AllenNLP is a great NLP modeling library that is aimed at providing reference
implementations and prebuilt state-of-the-art models, and make it easy to
iterate on and research with models for different NLP tasks.

We've built PyText to be a rich NLP modeling library (along the lines of
AllenNLP) but with production capabilities baked in the design from day 1.

Examples are: \- We provide interfaces to make sure data preprocessing can be
consistent between training and runtime \- The model interfaces are compatible
with ONNX and torch.jit \- A core goal for us in the next few month is to be
able to run models trained in PyText on mobile.

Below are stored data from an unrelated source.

# SakibSaikia/CPURayTracer

Hardware: AMD Instinct MI355X
Metric: Msamples/sec (WxHxspp/s), 1200x800 cover scene spp=128 d=50 (higher is better)
Workload: dtype f32; 1 GPU; cover scene (488 spheres, scene seed 1) 1200x800 spp=128 depth=50, render seed 1; rows sharded cyclically (row j to rank j mod N) over 1 GPU(s), RCCL gather of strips to rank 0; n_spheres=488, spp=128, spp_per_gpu=128, passes=1

## Files before the change

### cpuraytracer_amd/_capi.py

```python
import ctypes as C
import os

import numpy as np

_HERE = os.path.dirname(os.path.abspath(__file__))
LIB_PATH = os.path.join(_HERE, "lib", "librt_hip.so")


class RtSphere(C.Structure):
    _fields_ = [("cx", C.c_float), ("cy", C.c_float), ("cz", C.c_float), ("r", C.c_float)]


class RtMaterial(C.Structure):
    _fields_ = [("type", C.c_uint32), ("tex_type", C.c_uint32), ("smoothness", C.c_float), ("ior", C.c_float),
                ("tiling", C.c_float), ("rgb0", C.c_float * 3), ("rgb1", C.c_float * 3), ("luminance", C.c_float)]


class RtCamera(C.Structure):
    _fields_ = [("origin", C.c_float * 4), ("x", C.c_float * 4), ("y", C.c_float * 4),
                ("origin_image_plane", C.c_float * 4), ("aperture", C.c_float), ("focal_length", C.c_float)]


class RtLight(C.Structure):
    _fields_ = [("direction", C.c_float * 3), ("color", C.c_float * 3), ("luminance", C.c_float)]


class RtRowset(C.Structure):
    _fields_ = [("first_row", C.c_uint32), ("num_rows", C.c_uint32), ("block_rows", C.c_uint32),
                ("shard", C.c_uint32), ("nshards", C.c_uint32)]


class RtStats(C.Structure):
    _fields_ = [("samples", C.c_uint64), ("traversals", C.c_uint64), ("segments", C.c_uint64),
                ("ms_render", C.c_double), ("ms_accumulate", C.c_double), ("ms_resolve", C.c_double),
                ("local_rows", C.c_uint32), ("passes", C.c_uint32)]


SPHERE_DTYPE = np.dtype([("cx", "<f4"), ("cy", "<f4"), ("cz", "<f4"), ("r", "<f4")])
MATERIAL_DTYPE = np.dtype([("type", "<u4"), ("tex_type", "<u4"), ("smoothness", "<f4"), ("ior", "<f4"),
                           ("tiling", "<f4"), ("rgb0", "<f4", (3,)), ("rgb1", "<f4", (3,)), ("luminance", "<f4")])

RT_OK = 0
RT_ERR_NO_DEVICE = 1
RT_SAMPLER_COSINE_HEMISPHERE, RT_SAMPLER_SQRT_DISK = 1, 2

EXPORTS = [
    "rt_last_error", "rt_api_version", "rt_create", "rt_destroy", "rt_set_stream", "rt_set_workspace_limit", "rt_set_sampler", "rt_set_frame_pipelining", "rt_set_frame_batch", "rt_set_frame_lookahead", "rt_committed_samples",
    "rt_scene_upload", "rt_render", "rt_clear", "rt_resolve", "rt_last_resolve_ms", "rt_download", "rt_copy_to_device",
    "rt_synchronize", "rt_rowset_local_rows", "rt_rowset_global_row", "rt_unit_halton", "rt_unit_math",
    "rt_unit_primary_rays", "rt_unit_closest_hit", "rt_unit_trace", "rt_unit_camera_rays", "rt_unit_scatter", "rt_unit_tonemap", "rt_unit_layout", "rt_unit_layout_info", "rt_unit_grid_rows",
    "rt_unit_tile_masks", "rt_unit_tile_masks_host", "rt_unit_tile_cone",
]

_lib = None


class RtError(RuntimeError):
    def __init__(self, code, msg):
        super().__init__("librt_hip: [%d] %s" % (code, msg))
        self.code = code


def load():
    global _lib
    if _lib is not None:
        return _lib
    if not os.path.exists(LIB_PATH):
        raise RuntimeError("librt_hip.so is missing (%s): run `python -c 'import __graft_entry__ as g; g.build()'`; "
                           "there is no CPU fallback for the render path" % LIB_PATH)
    L = C.CDLL(LIB_PATH)
    L.rt_last_error.restype = C.c_char_p
    L.rt_api_version.restype = C.c_int
    L.rt_create.argtypes = [C.c_int, C.POINTER(C.c_void_p)]
    L.rt_destroy.argtypes = [C.c_void_p]
    L.rt_destroy.restype = None
    L.rt_set_stream.argtypes = [C.c_void_p, C.c_void_p]
    L.rt_set_workspace_limit.argtypes = [C.c_void_p, C.c_uint64]
    L.rt_set_sampler.argtypes = [C.c_void_p, C.c_uint32]
    L.rt_set_frame_pipelining.argtypes = [C.c_void_p, C.c_uint32]
    L.rt_set_frame_batch.argtypes = [C.c_void_p, C.c_uint32]
    L.rt_committed_samples.argtypes = [C.c_void_p, C.POINTER(C.c_uint32)]
    L.rt_set_frame_lookahead.argtypes = [C.c_void_p, C.c_uint32]
    L.rt_scene_upload.argtypes = [C.c_void_p, C.c_void_p, C.c_void_p, C.c_uint32, C.POINTER(RtCamera), C.POINTER(RtLight), C.c_uint32,
                                  C.POINTER(RtMaterial), C.c_float]
    L.rt_render.argtypes = [C.c_void_p, C.c_uint32, C.c_uint32, RtRowset, C.c_uint32, C.c_uint32, C.c_uint32, C.c_uint64,
                            C.POINTER(RtStats)]
    L.rt_clear.argtypes = [C.c_void_p]
    L.rt_resolve.argtypes = [C.c_void_p, C.c_uint32]
    L.rt_last_resolve_ms.argtypes = [C.c_void_p]
    L.rt_last_resolve_ms.restype = C.c_double
    L.rt_download.argtypes = [C.c_void_p, C.c_void_p, C.c_void_p]
    L.rt_copy_to_device.argtypes = [C.c_void_p, C.c_void_p, C.c_void_p]
    L.rt_synchronize.argtypes = [C.c_void_p]
    L.rt_rowset_local_rows.argtypes = [RtRowset]
    L.rt_rowset_local_rows.restype = C.c_uint32
    L.rt_rowset_global_row.argtypes = [RtRowset, C.c_uint32]
    L.rt_rowset_global_row.restype = C.c_uint32
    L.rt_unit_halton.argtypes = [C.c_void_p, C.c_void_p, C.c_uint32, C.c_uint32, C.c_void_p]
    L.rt_unit_math.argtypes = [C.c_void_p, C.c_uint32, C.c_void_p, C.c_void_p, C.c_uint32, C.c_void_p]
    L.rt_unit_primary_rays.argtypes = [C.c_void_p, C.c_uint32, C.c_uint32, C.c_void_p, C.c_uint32, C.c_void_p]
    L.rt_unit_closest_hit.argtypes = [C.c_void_p, C.c_void_p, C.c_uint32, C.c_void_p]
    L.rt_unit_trace.argtypes = [C.c_void_p, C.c_uint32, C.c_uint32, C.c_void_p, C.c_uint32, C.c_uint32, C.c_uint64,
                                C.c_void_p, C.c_void_p]
    L.rt_unit_camera_rays.argtypes = [C.c_void_p, C.POINTER(RtCamera), C.c_void_p, C.c_uint32, C.c_void_p]
    L.rt_unit_scatter.argtypes = [C.c_void_p, C.POINTER(RtMaterial), C.POINTER(RtLight), C.POINTER(C.c_float), C.c_void_p, C.c_uint32,
                                  C.c_void_p]
    L.rt_unit_tonemap.argtypes = [C.c_void_p, C.c_void_p, C.c_uint32, C.c_uint32, C.c_void_p]
    L.rt_unit_layout.argtypes = [C.c_void_p, C.c_uint32, C.c_uint32, C.POINTER(C.c_uint32), C.c_void_p, C.c_void_p]
    L.rt_unit_layout_info.argtypes = [C.c_void_p, C.c_uint32, C.POINTER(C.c_uint32)]
    if hasattr(L, "rt_unit_tile_masks"):
        L.rt_unit_tile_masks.argtypes = [C.c_void_p, C.c_uint32, C.c_uint32, RtRowset, C.c_uint32, C.POINTER(C.c_uint32), C.c_void_p,
                                         C.c_uint32, C.c_void_p, C.c_void_p]
        L.rt_unit_tile_masks_host.argtypes = [C.c_void_p, C.c_uint32, C.POINTER(RtCamera), C.c_uint32, C.c_uint32, RtRowset, C.c_uint32,
                                              C.c_uint32, C.POINTER(C.c_uint32), C.c_void_p, C.c_void_p]
        L.rt_unit_tile_cone.argtypes = [C.POINTER(RtCamera), C.c_uint32, C.c_uint32, C.c_uint32, C.c_uint32, C.c_uint32, C.c_void_p]
    _lib = L
    return L
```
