namespace da {
namespace {
bool env_flag(const char *name) { return getenv(name) != nullptr; }
int64_t env_i64(const char *name, int64_t dflt) { const char *e = getenv(name); return e ? atoll(e) : dflt; }
uint64_t env_u64(const char *name, uint64_t dflt) { const char *e = getenv(name); return e ? strtoull(e, nullptr, 10) : dflt; }
enum MhExpand { MH_EXPAND_DEFAULT, MH_EXPAND_ROWS, MH_EXPAND_ROWSPIPE, MH_EXPAND_PIPE, MH_EXPAND_TILES };
Config parse_config() {
  Config c;
  c.mh_no_dedup = env_flag("DYNAALIGN_MH_NO_DEDUP");
  c.mh_no_sparse = env_flag("DYNAALIGN_MH_NO_SPARSE");
  c.mh_no_pipe = env_flag("DYNAALIGN_MH_NO_PIPE");
  c.mh_pipe_one_stream = env_flag("DYNAALIGN_MH_PIPE_ONE_STREAM");
  c.mh_dedup_min_n = env_i64("DYNAALIGN_MH_DEDUP_MIN_N", -1);
  c.mh_dedup_max_pct = env_i64("DYNAALIGN_MH_DEDUP_MAX_PCT", -1);
  c.mh_sparse_max_pairs = std::min<uint64_t>(env_u64("DYNAALIGN_MH_SPARSE_MAX_PAIRS", 400000000ull), 0xfffffff0ull);
  c.mh_no_hybrid = env_flag("DYNAALIGN_MH_NO_HYBRID");
  c.mh_hybrid_min_n = env_i64("DYNAALIGN_MH_HYBRID_MIN_N", -1);
  c.mh_hybrid_dedup = env_flag("DYNAALIGN_MH_HYBRID_DEDUP");
  if (const char *e = getenv("DYNAALIGN_MH_EXPAND"))
    c.mh_expand = !strcmp(e, "rows") ? MH_EXPAND_ROWS : !strcmp(e, "rowspipe") ? MH_EXPAND_ROWSPIPE : !strcmp(e, "pipe") ? MH_EXPAND_PIPE
                : !strcmp(e, "tiles") ? MH_EXPAND_TILES : MH_EXPAND_DEFAULT;
  c.mh_pipe_step = (int)std::max<int64_t>(0, env_i64("DYNAALIGN_MH_PIPE_STEP", 0));
  c.mh_pipe_wg = (int)std::max<int64_t>(0, std::min<int64_t>(4, env_i64("DYNAALIGN_MH_PIPE_WG", 0)));
  c.mh_pipe_head = (int)std::max<int64_t>(0, env_i64("DYNAALIGN_MH_PIPE_HEAD", 0));
  const int pb = (int)env_i64("DYNAALIGN_PLANE_BITS", 0);
  c.plane_bits = (pb == 32 || pb == 16 || pb == 15 || pb == 14 || pb == 12) ? pb : 0;
  c.k2_no_asm = env_flag("DYNAALIGN_K2_NO_ASM");
  c.k2_persist = env_flag("DYNAALIGN_K2_PERSIST");
  c.k2_wg_per_cu = (int)std::max<int64_t>(0, env_i64("DYNAALIGN_K2_WG_PER_CU", 0));
  c.nw_no_dedup = env_flag("DYNAALIGN_NW_NO_DEDUP");
  c.nw_int32 = env_flag("DYNAALIGN_NW_INT32");
  c.nw_no_prefix = env_flag("DYNAALIGN_NW_NO_PREFIX_SHARE");
  c.nw_dedup_min_n = env_i64("DYNAALIGN_NW_DEDUP_MIN_N", -1);
  c.no_host_widen = env_flag("DYNAALIGN_NO_HOST_WIDEN");
  c.plain_d2h = env_flag("DYNAALIGN_PLAIN_D2H");
  c.no_buffer_cache = env_flag("DYNAALIGN_NO_BUFFER_CACHE");
  c.d2h_threads = (int)std::max<int64_t>(0, env_i64("DYNAALIGN_D2H_THREADS", 0));
  c.buffer_cache_pct = (int)std::max<int64_t>(0, std::min<int64_t>(90, env_i64("DYNAALIGN_BUFFER_CACHE_PCT", 30)));
  c.block_bytes = env_u64("DYNAALIGN_BLOCK_BYTES", 0);
  c.trace = env_flag("DYNAALIGN_TRACE");
  c.louvain_debug = env_flag("DYNAALIGN_LOUVAIN_DEBUG");
  c.louvain_threads = (int)std::max<int64_t>(0, env_i64("DYNAALIGN_LOUVAIN_THREADS", 0));
  return c;
}
std::atomic<const Config *> g_config{nullptr};
}
const Config &config() {
  const Config *c = g_config.load(std::memory_order_acquire);
  if (!c) {
    const Config *fresh = new Config(parse_config());
    if (g_config.compare_exchange_strong(c, fresh, std::memory_order_acq_rel)) c = fresh;
    else delete fresh;
  }
  return *c;
}
}
extern "C" void da_config_reload(void) { da::g_config.store(new da::Config(da::parse_config()), std::memory_order_release); }

extern "C" {

const char *da_last_error(void) { return last_error_ref().c_str(); }

const char *da_status_message(int status) {
  switch (status) {
    case DA_ERR_EMPTY_INPUT: return "Input sequences vector cannot be empty";
    case DA_ERR_BAD_K: return "'k' must be a positive integer";
    case DA_ERR_BAD_NHASH: return "Number of hash functions must be positive";
    case DA_ERR_BAD_MATRIX: return "Invalid substitution matrix name: %s";
    case DA_ERR_BAD_RESIDUE_SEQ1: return "Invalid amino acid in sequence1: %c";
    case DA_ERR_BAD_RESIDUE_SEQ2: return "Invalid amino acid in sequence2: %c";
    case DA_ERR_NOMEM: return "out of memory";
    case DA_ERR_NO_DEVICE: return "no usable HIP device";
    case DA_ERR_HIP: return "HIP runtime error";
    case DA_ERR_UNSUPPORTED: return "unsupported by the gfx950 kernels";
    case DA_ERR_BAD_ARG: return "bad argument";
    default: return "";
  }
}

int da_abi_version(void) { return DA_ABI_VERSION; }

size_t da_release_device_memory(void) {
  (void)da::destroy_cached_comms();
  return big_cache().release(-1);
}

int da_device_count(void) {
  int cnt = 0;
  if (hipGetDeviceCount(&cnt) != hipSuccess) return 0;
  return cnt;
}

int da_hash_family_seeds(uint32_t seed, int n_hash, uint32_t *seeds_out) {
  if (n_hash < 0 || (n_hash > 0 && !seeds_out)) return fail(DA_ERR_BAD_ARG, "bad n_hash / seeds_out");
  uint32_t s[624];
  s[0] = seed;
  for (uint32_t i = 1; i < 624; ++i) s[i] = 1812433253u * (s[i - 1] ^ (s[i - 1] >> 30)) + i;
  int pos = 624;
  for (int o = 0; o < n_hash; ++o) {
    if (pos == 624) {
      for (int i = 0; i < 624; ++i) {
        const uint32_t y = (s[i] & 0x80000000u) | (s[(i + 1) % 624] & 0x7fffffffu);
        s[i] = s[(i + 397) % 624] ^ (y >> 1) ^ ((y & 1u) ? 0x9908b0dfu : 0u);
      }
      pos = 0;
    }
    uint32_t y = s[pos++];
    y ^= y >> 11;
    y ^= (y << 7) & 0x9d2c5680u;
    y ^= (y << 15) & 0xefc60000u;
    y ^= y >> 18;
    seeds_out[o] = y;
  }
  return DA_OK;
}

uint32_t da_random_seed(void) { return std::random_device{}(); }

int da_matrix_id(const char *matrix_name) {
  if (matrix_name)
    for (int i = 0; i < matrix_count_host(); ++i)
      if (strcmp(matrix_name, matrix_name_host(i)) == 0) return i;
  fail(DA_ERR_BAD_MATRIX, "Invalid substitution matrix name: %s", matrix_name ? matrix_name : "");
  return -1;
}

Among other differences like supporting distributed training and multi-task
learning.

That being said, so far our library of models has been mostly influenced by
our current production use-cases, we are actively working on enriching this
library with more models and tasks while keeping production capabilities and
inference speed in mind.

------
wodenokoto
What is a good data structure for holding your parsed corpus? Ideally I'd like
to be able to count number of sentences, paragraphs, average word counts for
these and easily do queries such as "nouns that fit this regex" or "POS that
precedes a named entity"

I've been looking at Spacy, but as far as I can tell it is hard coded to use
universal parts of speech.

------
xfitm3
What's NLP in this context?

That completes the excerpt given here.